NEW YORK, NY – Faced with its first openly gay player, the NFL is adopting new rules and working closely with the NFL Players Association to help players adapt to having an openly gay teammate.
“Our main focus is to make sure everyone is comfortable as we welcome the first openly gay player into the league,” said Eric Winston, President of the National Football League Players Association (NFLPA). “And by ‘everyone’ we mean fans, players, advertisers, coaches, even the cheerleaders. Because, let’s face it, there are some real pieces of shit that play and watch football. I don’t want to name names but people like Richie Incognito. As sad as it is, gay people make a big chunk of our audience ‘uncomfortable’ so we want to make this as easy of a process as we can.”
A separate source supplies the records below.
__device__ bool loam_prologue(const LoamHead hd, const HeadLoads& L, const LoamArgs& a, int k, double* sh_sum , Prologue* sh,
                              unsigned long long* tl = nullptr, const float4* pre_src = nullptr, float4* pre_dst = nullptr) {
    const LoamState* prev = &hd.state[(k + 1) & 1];
    LoamState* cur = &hd.state[k & 1];
    const int t = threadIdx.x;
    if (k == 0) {
        if (t < 16) sh->pose[t] = a.init_pose[t];
        if (t == 0) { sh->done = 0; sh->big_step = 0; }
        if (blockIdx.x == 0 && t == 0) {
            for (int i = 0; i < 16; ++i) cur->pose[i] = a.init_pose[i];
            cur->done = 0; cur->converged = 0; cur->iters_run = 0; cur->fail = 0;
        }
        __syncthreads();
        return false;
    }
    const int comp = t & 31, slice = t >> 5;
    const uint32_t n_rows = hd.n_partials;
    const int prev_done = L.prev_done;
    const double prev_pose_t = L.prev_pose_t;
    const double* const part0 = hd.partials + (size_t)((k + 1) & 1) * kMaxPartials * kAccum + comp;
    const double red = L.red;
    double acc = 0.0;
#pragma unroll
    for (int u = 0; u < 32; ++u) acc += ((uint32_t)slice + 8u * u < n_rows) ? L.pv[u] : 0.0;
    for (uint32_t b0 = (uint32_t)slice + 256u; b0 < n_rows; b0 += 128u) {
        const uint32_t last = n_rows - 1u;
        double w[16];
#pragma unroll
        for (int u = 0; u < 16; ++u) { const uint32_t b = b0 + 8u * u; w[u] = part0[(size_t)(b < last ? b : last) * kAccum]; }
#pragma unroll
        for (int u = 0; u < 16; ++u) acc += (b0 + 8u * u < n_rows) ? w[u] : 0.0;
    }
    if (hd.reduced) acc = slice == 0 ? red : 0.0;
    sh_sum[slice * 32 + comp] = acc;
    if (t < 16) sh->pose[t] = prev_pose_t;
    __syncthreads();
    if (tl) tl[7] = wall_clock64();
    if (pre_dst) {
        const float4* src = pre_src ? pre_src : reinterpret_cast<const float4*>(hd.partials) + (size_t)t * kEntryVec;
#pragma unroll
        for (int f = 0; f < kEntryVec; ++f) lds_dma16(src + f, pre_dst + f * 256);
    }
    if (prev_done) {
        if (t == 0) sh->done = 1;
        if (blockIdx.x == 0 && t == 0) { *cur = *prev; __hip_atomic_store(&a.result->progress, (k << 1) | 1, __ATOMIC_RELAXED, __HIP_MEMORY_SCOPE_SYSTEM); }
        __syncthreads();
        return true;
    }
    if (t < 32) {
        double v = sh_sum[t];
#pragma unroll
        for (int s = 1; s < 8; ++s) v += sh_sum[s * 32 + t];
        sh_sum[t] = v;
    }
    __syncthreads();
    double* const sh_x = sh_sum + 112;
    if (t < 64) {
        const int i = t >> 3, j = t & 7;
        const bool in = i < 6 && j < 7;
        double v = 0.0;
        if (in) {
            const int r = i < j ? i : j, c = i < j ? j : i;
            v = j < 6 ? sh_sum[r * 6 - (r * (r - 1)) / 2 + (c - r)] : -sh_sum[21 + i];
        }
        const double maxd = fmax(fmax(fmax(fabs(sh_sum[0]), fabs(sh_sum[6])), fmax(fabs(sh_sum[11]), fabs(sh_sum[15]))),
                                 fmax(fabs(sh_sum[18]), fabs(sh_sum[20])));
        bool weak = false;
#pragma unroll
        for (int kk = 0; kk < 6; ++kk) {
            const double pk = readlane_f64(v, kk * 9);
            const double aik = __shfl(v, (t & ~7) | kk, 64), akj = __shfl(v, kk * 8 + j, 64);
            weak = weak || !(fabs(pk) > 1e-6 * maxd);
            const double rp = 1.0 / pk;
            if (in) v = (i == kk) ? akj * rp : v - (aik * rp) * akj;
        }
        if (in && j == 6) sh_x[i] = v;
        if (t == 0) sh_x[6] = weak ? 1.0 : 0.0;
    }
    __syncthreads();
    if (tl) tl[11] = wall_clock64();
    if (t < 64) {
        double x[6];
#pragma unroll
        for (int r = 0; r < 6; ++r) x[r] = sh_x[r];
        const bool weak = sh_x[6] != 0.0;
        const int oc = (t >> 2) & 3, orow = t & 3;
        double pcol[4];
#pragma unroll
        for (int kk = 0; kk < 4; ++kk) pcol[kk] = sh->pose[oc * 4 + kk];
        const bool writer = blockIdx.x == 0 && t == 0;
        if (weak || a.trace) {
            double JtJ[36], rhs[6];
            int q = 0;
            for (int r = 0; r < 6; ++r) for (int c = r; c < 6; ++c) { JtJ[r * 6 + c] = JtJ[c * 6 + r] = sh_sum[q++]; }
            for (int r = 0; r < 6; ++r) rhs[r] = -sh_sum[21 + r];
            if (weak) ldlt6_solve(JtJ, rhs, x);
            if (writer && a.trace) {
                LoamTrace* tr = &a.trace[k - 1];
                for (int i = 0; i < 36; ++i) tr->JtJ[i] = JtJ[i];
                for (int i = 0; i < 6; ++i) tr->JtE[i] = -rhs[i];
                tr->n = (int64_t)sh_sum[27];
                tr->cache_hits = (int64_t)sh_sum[28]; tr->searches = (int64_t)sh_sum[29];
            }
        }
        const double n = sh_sum[27];
        int done = 0, conv = 0, fail = 0, big = 0;
        bool step = false;
        double np = 0.0, nr = 0.0;
        if (hd.reduced && sh_sum[kSlotRankFail] != 0.0) { done = 1; fail = 2; }
        else if (sh_sum[kSlotEscapes] != 0.0) { done = 1; fail = 3; }
        else if (n < 6.0) { done = 1; fail = 1; }
        else {
            np = sqrt(x[0] * x[0] + x[1] * x[1] + x[2] * x[2]);
            nr = sqrt(x[3] * x[3] + x[4] * x[4] + x[5] * x[5]);
            if (a.c.early_exit && np <= a.c.pos_conv && nr <= a.c.rot_conv) { done = 1; conv = 1; }
            else step = true;
        }
        if (fail) { for (int r = 0; r < 6; ++r) x[r] = 0.0; }
        if (k >= a.c.iters) done = 1;
        double mine = prev_pose_t;
        if (step) {
            double E[16];
            se3_exp(x, E);
            double* const sh_E = sh_sum + 128;
            if (t == 0) {
#pragma unroll
                for (int i = 0; i < 16; ++i) sh_E[i] = E[i];
            }
            __builtin_amdgcn_fence(__ATOMIC_RELEASE, "workgroup");
            __builtin_amdgcn_wave_barrier();
            double s = 0;
#pragma unroll
            for (int kk = 0; kk < 4; ++kk) s += sh_E[kk * 4 + orow] * pcol[kk];
            mine = s;
            big = (!done && np + 10.0 * nr > kBigStep) ? 1 : 0;
        }
        if (step && t < 16) sh->pose[t] = mine;
        if (t == 0) { sh->done = done; sh->big_step = big; }
        if (blockIdx.x == 0) {
            if (t < 16) cur->pose[t] = mine;
            if (t == 0) {
                cur->done = done; cur->converged = conv; cur->fail = fail; cur->iters_run = k;
                __hip_atomic_store(&a.result->progress, (k << 1) | (done ? 1 : 0), __ATOMIC_RELAXED, __HIP_MEMORY_SCOPE_SYSTEM);
                if (a.trace) { for (int i = 0; i < 6; ++i) a.trace[k - 1].x[i] = x[i]; }
            }
        }
    }
    __syncthreads();
    return sh->done != 0;
}

template <int kGroup, int kWavesPerSimd>
__global__ __launch_bounds__(256, kWavesPerSimd) void loam_iterate_kernel(double* const partials, LoamState* const state, const double* const reduced,
                                                                          const uint32_t n_partials, const int k, NnCacheEntry* const nn_cache,
                                                                          const float* const src, const LoamArgs a) {
    const unsigned long long t_entry = wall_clock64();
    const LoamHead hd = {partials, state, reduced, n_partials};
    HeadLoads head;
    loam_head_issue(hd, k, head);
    __shared__ double sh_sum[8 * 32];
    __shared__ Prologue sh_pro;
    struct SearchLds { KnnRuns knn; MissExchange ex; };
    constexpr size_t kStage = (size_t)kEntryVec * 256 * sizeof(float4);
    __shared__ __attribute__((aligned(16))) unsigned char sh_ov[sizeof(SearchLds) > kStage ? sizeof(SearchLds) : kStage];
    KnnRuns& sh_knn = reinterpret_cast<SearchLds*>(sh_ov)->knn;
    MissExchange& sh_ex = reinterpret_cast<SearchLds*>(sh_ov)->ex;
    double* const sh_rows = sh_ex.u.rows;
    const int tid = threadIdx.x;
    unsigned long long* const tl = (a.timeline && tid == 0) ? a.timeline + ((size_t)k * kMaxPartials + blockIdx.x) * kTimelineSlots : nullptr;
    if (tl) tl[0] = t_entry;
    uint32_t blk = blockIdx.x;
    if ((gridDim.x & 7u) == 0) blk = (blockIdx.x & 7u) * (gridDim.x >> 3) + (blockIdx.x >> 3);
    float4* const sh_pre = reinterpret_cast<float4*>(sh_ov);
    GridHeader h;
    {
        static_assert(sizeof(GridHeader) % 4 == 0, "header copied by words");
        const __attribute__((address_space(4))) uint32_t* const hw = (const __attribute__((address_space(4))) uint32_t*)(uintptr_t)a.grid.hdr;
        uint32_t* const w = reinterpret_cast<uint32_t*>(&h);
#pragma unroll
        for (size_t i = 0; i < sizeof(GridHeader) / 4; ++i) w[i] = hw[i];
    }
    float pre_x = 0.f, pre_y = 0.f, pre_z = 0.f;
    const bool use_cache = k > 0 && nn_cache != nullptr;
    const float4* pre_src = nullptr;
    const uint32_t qpb = 256u;
    {
        const uint32_t q = blk * qpb + (uint32_t)tid;
        const float* sp = a.n_src ? src + (size_t)(q < a.n_src ? q : a.n_src - 1u) * a.src_stride
                                  : reinterpret_cast<const float*>(partials);
        pre_x = sp[0]; pre_y = sp[1]; pre_z = sp[2];
        pre_src = (use_cache && q < a.n_src) ? reinterpret_cast<const float4*>(nn_cache + q) : nullptr;
    }
    if (loam_prologue(hd, head, a, k, sh_sum, &sh_pro, tl, pre_src, use_cache ? sh_pre + (tid & ~63) : nullptr)) {
        asm volatile("s_waitcnt vmcnt(0)" ::: "memory");
        return;
    }
    if (tl) tl[1] = wall_clock64();
    double pose[16];
#pragma unroll
    for (int i = 0; i < 16; ++i) pose[i] = sh_pro.pose[i];

    const int e = tid & 31, ch = tid >> 5;
    int er = 7, ec = 7;
    {
        int q = 0;
#pragma unroll
        for (int r = 0; r < 6; ++r) {
#pragma unroll
            for (int c = r; c < 6; ++c) { if (q == e) { er = r; ec = c; } ++q; }
        }
        if (e >= 21 && e < 27) { er = e - 21; ec = 6; }
    }
    double acc = 0.0;
    uint32_t n_hit = 0, n_search = 0, n_esc = 0;
    for (uint32_t base = blk * qpb; base < a.n_src; base += gridDim.x * qpb) {
        const uint32_t q = base + tid;
        const bool valid = q < a.n_src;
        double row[7] = {0, 0, 0, 0, 0, 0, 0};
        uint32_t nn[5] = {0xffffffffu, 0xffffffffu, 0xffffffffu, 0xffffffffu, 0xffffffffu};
        int how = 0;
        bool esc = false;
        EntryWrite ew;
        float sx = pre_x, sy = pre_y, sz = pre_z;
        union { NnCacheEntry e; float4 v[kEntryVec]; } ce;
        ce.e.flags = 0;
        bool all_search = false;
        if (base == blk * qpb) {
            all_search = sh_pro.big_step != 0;
            if (use_cache) asm volatile("s_waitcnt vmcnt(0)" ::: "memory");
            if (use_cache && valid && !sh_pro.big_step) {
#pragma unroll
                for (int f = 0; f < kEntryVec; ++f) ce.v[f] = sh_pre[f * 256 + tid];
            }
            __syncthreads();
        } else {
            sx = sy = sz = 0.f;
            if (valid) {
                const float* sp = src + (size_t)q * a.src_stride;
                sx = sp[0]; sy = sp[1]; sz = sp[2];
                if (use_cache) ce.e = nn_cache[q];
            }
        }
        const int st = loam_point<kGroup>(a, h, pose, sx, sy, sz, valid, ce.e, use_cache && valid && !all_search, sh_knn, sh_ex, row, nn, q, &how, &esc, ew,
                                          base == blk * qpb ? tl : nullptr, all_search);
        if (valid && (a.dbg_status || a.dbg_nn || a.dbg_rows)) {
            const size_t oi = (size_t)q;
            if (a.dbg_status) a.dbg_status[oi] = (int8_t)st;
            if (a.dbg_nn) { for (int j = 0; j < 5; ++j) a.dbg_nn[oi * 5 + j] = (int32_t)nn[j]; }
            if (a.dbg_rows) { for (int j = 0; j < 7; ++j) a.dbg_rows[oi * 7 + j] = st == 0 ? row[j] : 0.0; }
        }
#pragma unroll
        for (int c = 0; c < 7; ++c) sh_rows[c * kRowStride + tid] = st == 0 ? row[c] : 0.0;
        sh_rows[7 * kRowStride + tid] = st == 0 ? 1.0 : 0.0;
        __syncthreads();
        if (tl && base == blk * qpb) tl[18] = wall_clock64();
        n_hit += (uint32_t)__popcll(__ballot(how == 1)); n_search += (uint32_t)__popcll(__ballot(how == 2));
        if (h.clamped) n_esc += (uint32_t)__popcll(__ballot(esc));
        if (e < 28) {
            const double2* ra = reinterpret_cast<const double2*>(sh_rows + er * kRowStride + ch * 32);
            const double2* rb = reinterpret_cast<const double2*>(sh_rows + ec * kRowStride + ch * 32);
#pragma unroll 8
            for (int i = 0; i < 16; ++i) {
                const double2 va = ra[i], vb = rb[i];
                acc += va.x * vb.x;
                acc += va.y * vb.y;
            }
        }
        if (tl && base == blk * qpb) { if (acc == 1.2345e300) n_hit = 0u; tl[19] = wall_clock64(); }
        __syncthreads();
        const int writers = __popcll(__ballot(ew.what != 0u));
        if (writers) {
            if (writers > kFewWriters) entry_store_wave(nn_cache + (q - (uint32_t)(tid & 63)), ew, reinterpret_cast<float4*>(sh_ov) + (tid >> 6) * (64 * kEntryVec));
            else entry_store_lane(nn_cache + q, ew);
        }
        if (base + gridDim.x * qpb < a.n_src) __syncthreads();
    }
    if (tl) tl[5] = wall_clock64();
    sh_sum[ch * 32 + e] = e < 28 ? acc : 0.0;
    __shared__ uint32_t sh_cnt[12];
    if ((tid & 63) == 0) { sh_cnt[(tid >> 6) * 2] = n_hit; sh_cnt[(tid >> 6) * 2 + 1] = n_search; sh_cnt[8 + (tid >> 6)] = n_esc; }
    __syncthreads();
    if (tid < 32) {
        double v = sh_sum[tid];
#pragma unroll
        for (int c = 1; c < 8; ++c) v += sh_sum[c * 32 + tid];
        if (tid == 28) v = (double)(sh_cnt[0] + sh_cnt[2] + sh_cnt[4] + sh_cnt[6]);
        if (tid == 29) v = (double)(sh_cnt[1] + sh_cnt[3] + sh_cnt[5] + sh_cnt[7]);
        if (tid == kSlotEscapes) v = (double)(sh_cnt[8] + sh_cnt[9] + sh_cnt[10] + sh_cnt[11]);
        partials[((size_t)(k & 1) * kMaxPartials + blockIdx.x) * kAccum + tid] = v;
    }
    if (tl) tl[6] = wall_clock64();
}
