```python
def _hipcc(args, verbose=False, what='hipcc'):
    cmd = [os.environ.get('HIPCC', '/opt/rocm/bin/hipcc'), '--offload-arch=gfx950', *args]
    if verbose:
        print(' '.join(cmd), flush=True)
    r = subprocess.run(cmd, capture_output=True, text=True)
    if r.returncode != 0:
        raise VknLibraryError(f'{what} failed:\n' + r.stdout + r.stderr)


def _shared_deps(debug):
    exp = os.path.join(os.path.dirname(HERE), 'tools', 'experiments')
    return [HEADER, TRACK_HEADER, TRACK_TRAIN_HEADER, GT_HEADER] + ([os.path.join(exp, f) for f in os.listdir(exp)] if debug and os.path.isdir(exp) else [])


def _stale(path=None):
    path = path or LIBPATH
    if not os.path.exists(path):
        return True
    t = os.path.getmtime(path)
    deps = [os.path.join(CSRC, f) for f in os.listdir(CSRC)] + _shared_deps(path == DEBUG_LIBPATH)
    return any(os.path.getmtime(d) > t for d in deps if os.path.exists(d))


def _compile_objects(objdir, extra=(), force=False, verbose=False):
    from concurrent.futures import ThreadPoolExecutor
    os.makedirs(objdir, exist_ok=True)
    hdrs = [os.path.join(CSRC, f) for f in os.listdir(CSRC) if f.endswith('.h')] + _shared_deps('-DVKN_DEBUG' in extra)
# ... 38 lines not shown
    global _USE_DEBUG
    if _LIB is not None:
        raise VknLibraryError('use_debug() must be called before the library is first used')
    _USE_DEBUG = True


def lib():
    global _LIB
    if _LIB is not None:
        return _LIB
    path = DEBUG_LIBPATH if _USE_DEBUG else LIBPATH
    if not os.path.exists(path):
        raise VknLibraryError(f'{path} is missing — run `python -c "import __graft_entry__ as g; g.build()"` '
                              '(there is deliberately no CPU fallback)')
    L = ctypes.CDLL(path)
    for name, (result, params) in {**PROTOS, **TRACK_PROTOS, **TRACK_TRAIN_PROTOS, **GT_PROTOS}.items():
        fn = getattr(L, name)
        fn.restype = _ctype(*result, name, result=True)
        fn.argtypes = [POINTER_EXCEPTIONS.get((name, p)) or _ctype(base, depth, name) for p, base, depth in params]
    for name, mirror in {**MIRRORS, **TRACK_TRAIN_MIRRORS, **GT_MIRRORS}.items():
        probe = 'vkn_sizeof_' + re.sub(r'(?<!^)(?=[A-Z])', '_', name[3:]).lower()
        if probe not in PROTOS and probe not in TRACK_TRAIN_PROTOS and probe not in GT_PROTOS:
            raise VknLibraryError(f'include/vkn.h declares struct {name} without its size probe {probe}()')
        if getattr(L, probe)() != ctypes.sizeof(mirror):
            raise VknLibraryError(f'{path} does not match include/vkn.h: struct {name} is {getattr(L, probe)()} bytes in the library, '
                                  f'{ctypes.sizeof(mirror)} in the header')
    _LIB = L
    return L


def check(code):
# ... 3 lines not shown
```

video-k-net_amd/csrc/vkn_api.hip:

```cpp
#include "../../include/vkn.h"
#include "vkn_common.h"
#include "vkn_launch.h"

namespace {

struct Carver {
    char* base;
    size_t off;
    template <class T>
    T* take(size_t n) {
        off = (off + 255) & ~(size_t)255;
        T* p = base ? reinterpret_cast<T*>(base + off) : nullptr;
        off += n * sizeof(T);
        return p;
    }
};

inline bool aligned16(const void* p) { return (reinterpret_cast<uintptr_t>(p) & 15) == 0; }
inline int npt_of(int N) { return (N + 31) / 32 * 32; }

struct StageWs {
    float *part, *cntp, *xraw, *cnt, *xfeat, *params, *inputf, *ig, *ug, *f, *obj1, *qkv, *ao, *obj2, *h, *partial, *t1, *t2,
        *maskfeat, *kb, *kern32, *lq, *lkv, *lobj, *lupd, *lf;
    _Float16 *kfh, *kfl;
// ... 18 lines not shown
    const VknStageWeights* w = nullptr;
    const float *x = nullptr, *obj_in = nullptr;
    float *obj_out = nullptr, *cls_logits = nullptr, *x_feat_out = nullptr;
    bool cls_sigmoid = false;
    MasksFrom from = FROM_LOGITS;
    const float *masks_in = nullptr, *xfeat_in = nullptr;
    const unsigned* bits_in = nullptr;
    MasksTo to = TO_LOGITS;
    float* masks_out = nullptr;
    unsigned* bits_out = nullptr;
    float *kern_out = nullptr, *kb_out = nullptr;
    hipEvent_t prof0 = nullptr, prof1 = nullptr, obj_ready = nullptr;
    float* up_out = nullptr;
    int up_stride = 0, up_chunk = 0;
    bool* up_done = nullptr;
    const float* prev_obj = nullptr;
    float* track_out = nullptr;
    const VknStageWeights* link_pre = nullptr;
    const float* prev_pre = nullptr;
    const VknStageWeights* link_track = nullptr;
    int track_src = 0;
    bool keep_xfeat = false;
    const void* touch_next = nullptr;
    size_t touch_next_bytes = 0;
};

struct PrepW {
    const void *ft, *ftT, *dyn, *inp, *ig, *ug, *fc, *attn_in, *attn_out, *ffn1, *ffn2, *cls_fc[VKN_MAX_FCS], *fc_cls,
        *mask_fc[VKN_MAX_FCS], *fc_mask, *pa_in, *pa_in_kv, *pa_out, *lffn1, *lffn2;
    const void *dynft, *dec;
// ... 306 lines not shown
    const VknStageWeights* lw = link_track ? link_track : w;
    PrepW pw;
    VKN_TRY(carve_pw(d, lw, flags, &pw));
    return run_link(d, lw, pw, cur, prev, out, s, st, link_track ? (track_src == 2 ? cur : xfeat) : nullptr, flags);
}

int run_gather(const VknDims* d, const float* x, const float* masks, const unsigned* bits, const StageWs& s, unsigned flags,
               hipStream_t st, const void* touch = nullptr, size_t touch_bytes = 0) {
    const int B = d->B, N = d->N, C = d->C, P = d->H * d->W, xdt = xdt_of(flags);
    if (flags & VKN_FLAG_REF_KERNELS) return vkn_launch_gather_ref(x, masks, d->thr_logit, s.xraw, s.cnt, B, N, C, P, st);
    if (bits) return vkn_launch_gather_bits(x, bits, s.xraw, s.cnt, s.part, s.cntp, B, N, C, P, st, xdt, s.status, touch, touch_bytes);
    return vkn_launch_gather(x, masks, d->thr_logit, s.xraw, s.cnt, s.part, s.cntp, B, N, C, P, st, xdt, s.status, touch, touch_bytes);
}

int final_decode(const VknDims* d, const float* x, const StageWs& s, const float* kb, float* masks_out, unsigned flags,
                 hipStream_t st, hipEvent_t prof0, hipEvent_t prof1, float* up_out, int up_stride, int up_chunk, bool* up_done) {
    const int B = d->B, N = d->N, C = d->C, P = d->H * d->W;
    if ((flags & VKN_FLAG_REF_KERNELS) || (P & 1)) return vkn_launch_decode_ref(x, s.kern32, kb, masks_out, B, N, C, P, st);
    const int ch = (up_out && up_chunk > 0 && up_chunk < B) ? up_chunk : B;
    const size_t NPTC = (size_t)npt_of(N) * C;
    for (int b0 = 0; b0 < B; b0 += ch) {
        const int bn = (B - b0 < ch) ? B - b0 : ch;
        const float* xb = reinterpret_cast<const float*>(reinterpret_cast<const char*>(x) + (size_t)b0 * C * P * (xdt_of(flags) ? 2 : 4));
        if (b0 == 0 && prof0 && hipEventRecord(prof0, st) != hipSuccess) return VKN_E_LAUNCH;
        VKN_TRY(vkn_launch_decode(xb, s.kfh + b0 * NPTC, s.kfl + b0 * NPTC, kb ? kb + (size_t)b0 * N : nullptr,
                                  masks_out + (size_t)b0 * N * P, bn, N, C, P, st, xdt_of(flags)));
        if (b0 == 0 && prof1 && hipEventRecord(prof1, st) != hipSuccess) return VKN_E_LAUNCH;
        if (ch < B)
            VKN_TRY(vkn_launch_upsample(masks_out + (size_t)b0 * N * P,
                                        (flags & VKN_FLAG_SCALED_F16) ? reinterpret_cast<float*>(reinterpret_cast<_Float16*>(up_out) + (size_t)b0 * N * P * up_stride * up_stride)
                                                                      : up_out + (size_t)b0 * N * P * up_stride * up_stride,
                                        bn * N, d->H, d->W, up_stride, st, (flags & VKN_FLAG_SCALED_F16) ? 1 : 0));
    }
    if (ch < B && up_done) *up_done = true;
    return VKN_OK;
}

inline int persistent_min_row_tiles(const PrepW& pw, unsigned flags) {
    return (!(flags & VKN_FLAG_CHAIN_BF16X3) && pw.h2_scale && pw.h2[VKN_H2_DYNFT]) ? 22 : 64;
}
inline unsigned pw_off(const VknStageWeights* w, const void* p) {
    return (unsigned)(static_cast<const char*>(p) - static_cast<const char*>(w->prepared));
}
inline bool chain_weights_ok(const PrepW& pw, bool have_cls) {
    return pw.dynft && pw.dyn && pw.dec && pw.inp && pw.ig && pw.ug && pw.fc && pw.attn_in && pw.attn_out && pw.ffn1 && pw.ffn2 &&
           pw.cls_fc[0] && pw.mask_fc[0] && (!have_cls || pw.fc_cls);
}
inline bool chain_stage_ok(const VknDims* d, const VknStageWeights* w, const PrepW& pw, bool have_cls) {
    return chain_shape_ok(d) && w->prepared && w->prepared_bytes < (1ull << 31) && chain_weights_ok(pw, have_cls) && w->ffn1_w &&
           w->cls_ln_w[0] && w->mask_ln_w[0];
// ... 175 lines not shown
    pr[0] = ks_prob(s.t1, C, pw.lffn1, FF, 8, eps);
    pr[0].pro.ln_w[0] = w->pa_norm_w; pr[0].pro.ln_b[0] = w->pa_norm_b;
    pr[0].pro.side_out = s.lf; pr[0].pro.ld_side = C;
    pr[0].epi.bias = w->lffn1_b; pr[0].epi.act = 1; pr[0].epi.out = s.h; pr[0].epi.ldo = FF;
    VKN_TRY(vkn_launch_gemm_ks(pr, 1, 0, 0, 1, 0, M, st));
    const int kpw = (FF % 512 == 0) ? 2 : 1, zch = FF / (256 * kpw);
    pr[0] = ks_prob(s.h, FF, pw.lffn2, C, FF / 32, eps);
    pr[0].epi.out = s.partial; pr[0].epi.ldo = C;
    VKN_TRY(vkn_launch_gemm_ks(pr, 1, 0, zch, kpw, (long long)M * C, M, st));
    VknEpi e = mk_epi(d);
    e.bias = w->lffn2_b; e.resid = s.lf; e.ldr = C; e.ln_w = w->lffn_norm_w; e.ln_b = w->lffn_norm_b; e.out = out; e.ldo = C;
    return vkn_launch_rowepi(s.partial, zch, M, C, e, st);
}
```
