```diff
@@ -586,7 +595,14 @@
                 }
                 RT_REGION_END(burstiter);
                 if (ballot_(is_trav(mode)) == 0) break;
-                if ((int)__popcll(ballot_(mode == kModeShade)) >= thr) break;
+                const unsigned long long done = ballot_(mode == kModeShade);
+                const int nDone = __popcll(done);
+                if (nDone >= thr) break;
+                if (min(hit_min, miss_min) <= 64) {
+                    const int nDoneHit = __popcll(done & ballot_(best.id != kNone));
+                    if (nDoneHit >= hit_min) break;
+                    if (nDone - nDoneHit >= miss_min) break;
+                }
             }
             RT_REGION_END(burst);
             }
```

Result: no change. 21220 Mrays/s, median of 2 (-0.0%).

The most notable and obvious change will be to the television broadcast of NFL games. The NFL has made arrangements with every broadcast company to display a small graphic in the corner of the television screen letting viewers know that in five seconds a gay player will either appear on the screen or be mentioned.
“What the ‘gaycon,’ as we are calling it, will do is let homophobic losers know that a gay person will be on their screen in five seconds so they can plug their ears, close their eyes and shout the lyrics to some dumb county or rap song,” said Winston. “We feel that this will make it a lot easier for our homophobic losers in the audience to keep watching the game even. If we didn’t do this, someone might actually get a glimpse of a person they know to be gay and they would freak the fuck out. Then we’d get letters and people would try to sue us and boycott us. It’d be a nightmare. Ain’t no one got time for that. This way, it’s on the if they see a gay player.”
On the field, gay players will wear a patch on their jersey to identify them to other players. This will help opposing players decide whether or not to tackle a gay player.
“Yo man, I ain’t gonna tackle no gay guy. What if he likes it? I ain’t gonna do that,” said Maurice Betson, Cornerback for the Washington Redskins. “What if, like, when I tackle the guy he tries to kiss me or something? What if I like it? What if he thinks that I’m good lookin’? How am I ‘spose to deal with that? But if, I know a guy is gay then I can just say ‘naw, I ain’t gonna tackle that guy I don’t give a fuck what he do,’ and everything will be all good.”
The patch will also help players decide whether or not to slap another player on the butt.
“I have been slappin’ my teammates on the buttocks for year but none of them were gay,” said Denver Broncos Wide Receiver Jimmy Eadger. “Slappin’ a player on the buttocks is something I like to do because it’s a good teammate thing to do. It makes me feel good. It’s how I like to let players know they did a job out there. When they walk by I just say ‘hey, that was a great player out there fella’ and I give a little pat on the buttocks. But if a guy is gay… that means he… well, Jesus says that bein’ gay is wrong and so I guess that’s that. I’ll just make sure I pat the buttocks of players that aren’t gay.”
While having gay players is nothing new to the NFL, having an openly gay player is.
“While most of the country will welcome any player, gay or straight, most of our fans are apparently still living in the dark ages and are scared even of the idea of ‘gay.’” Said NFL Commissioner Roger Goodell. “But, unfortunately we are a business so we have to make some concessions to these people, who mostly live in the mid-west, no surprise there, to keep them buying all things NFL. I know. I wish I could tell (people who are uncomfortable with gay players) to go fuck themselves with a rusty, metal dildo but I can’t because I like money. I like money a lot more than I like doing the right thing so… yeah. Whatchugonnado?”
Some of the changes will come in the locker room as the league will offer players a “shower helmet” that will cover the players face so they cannot see if another player is looking at them and protective pads to guard against any unwanted intrusions.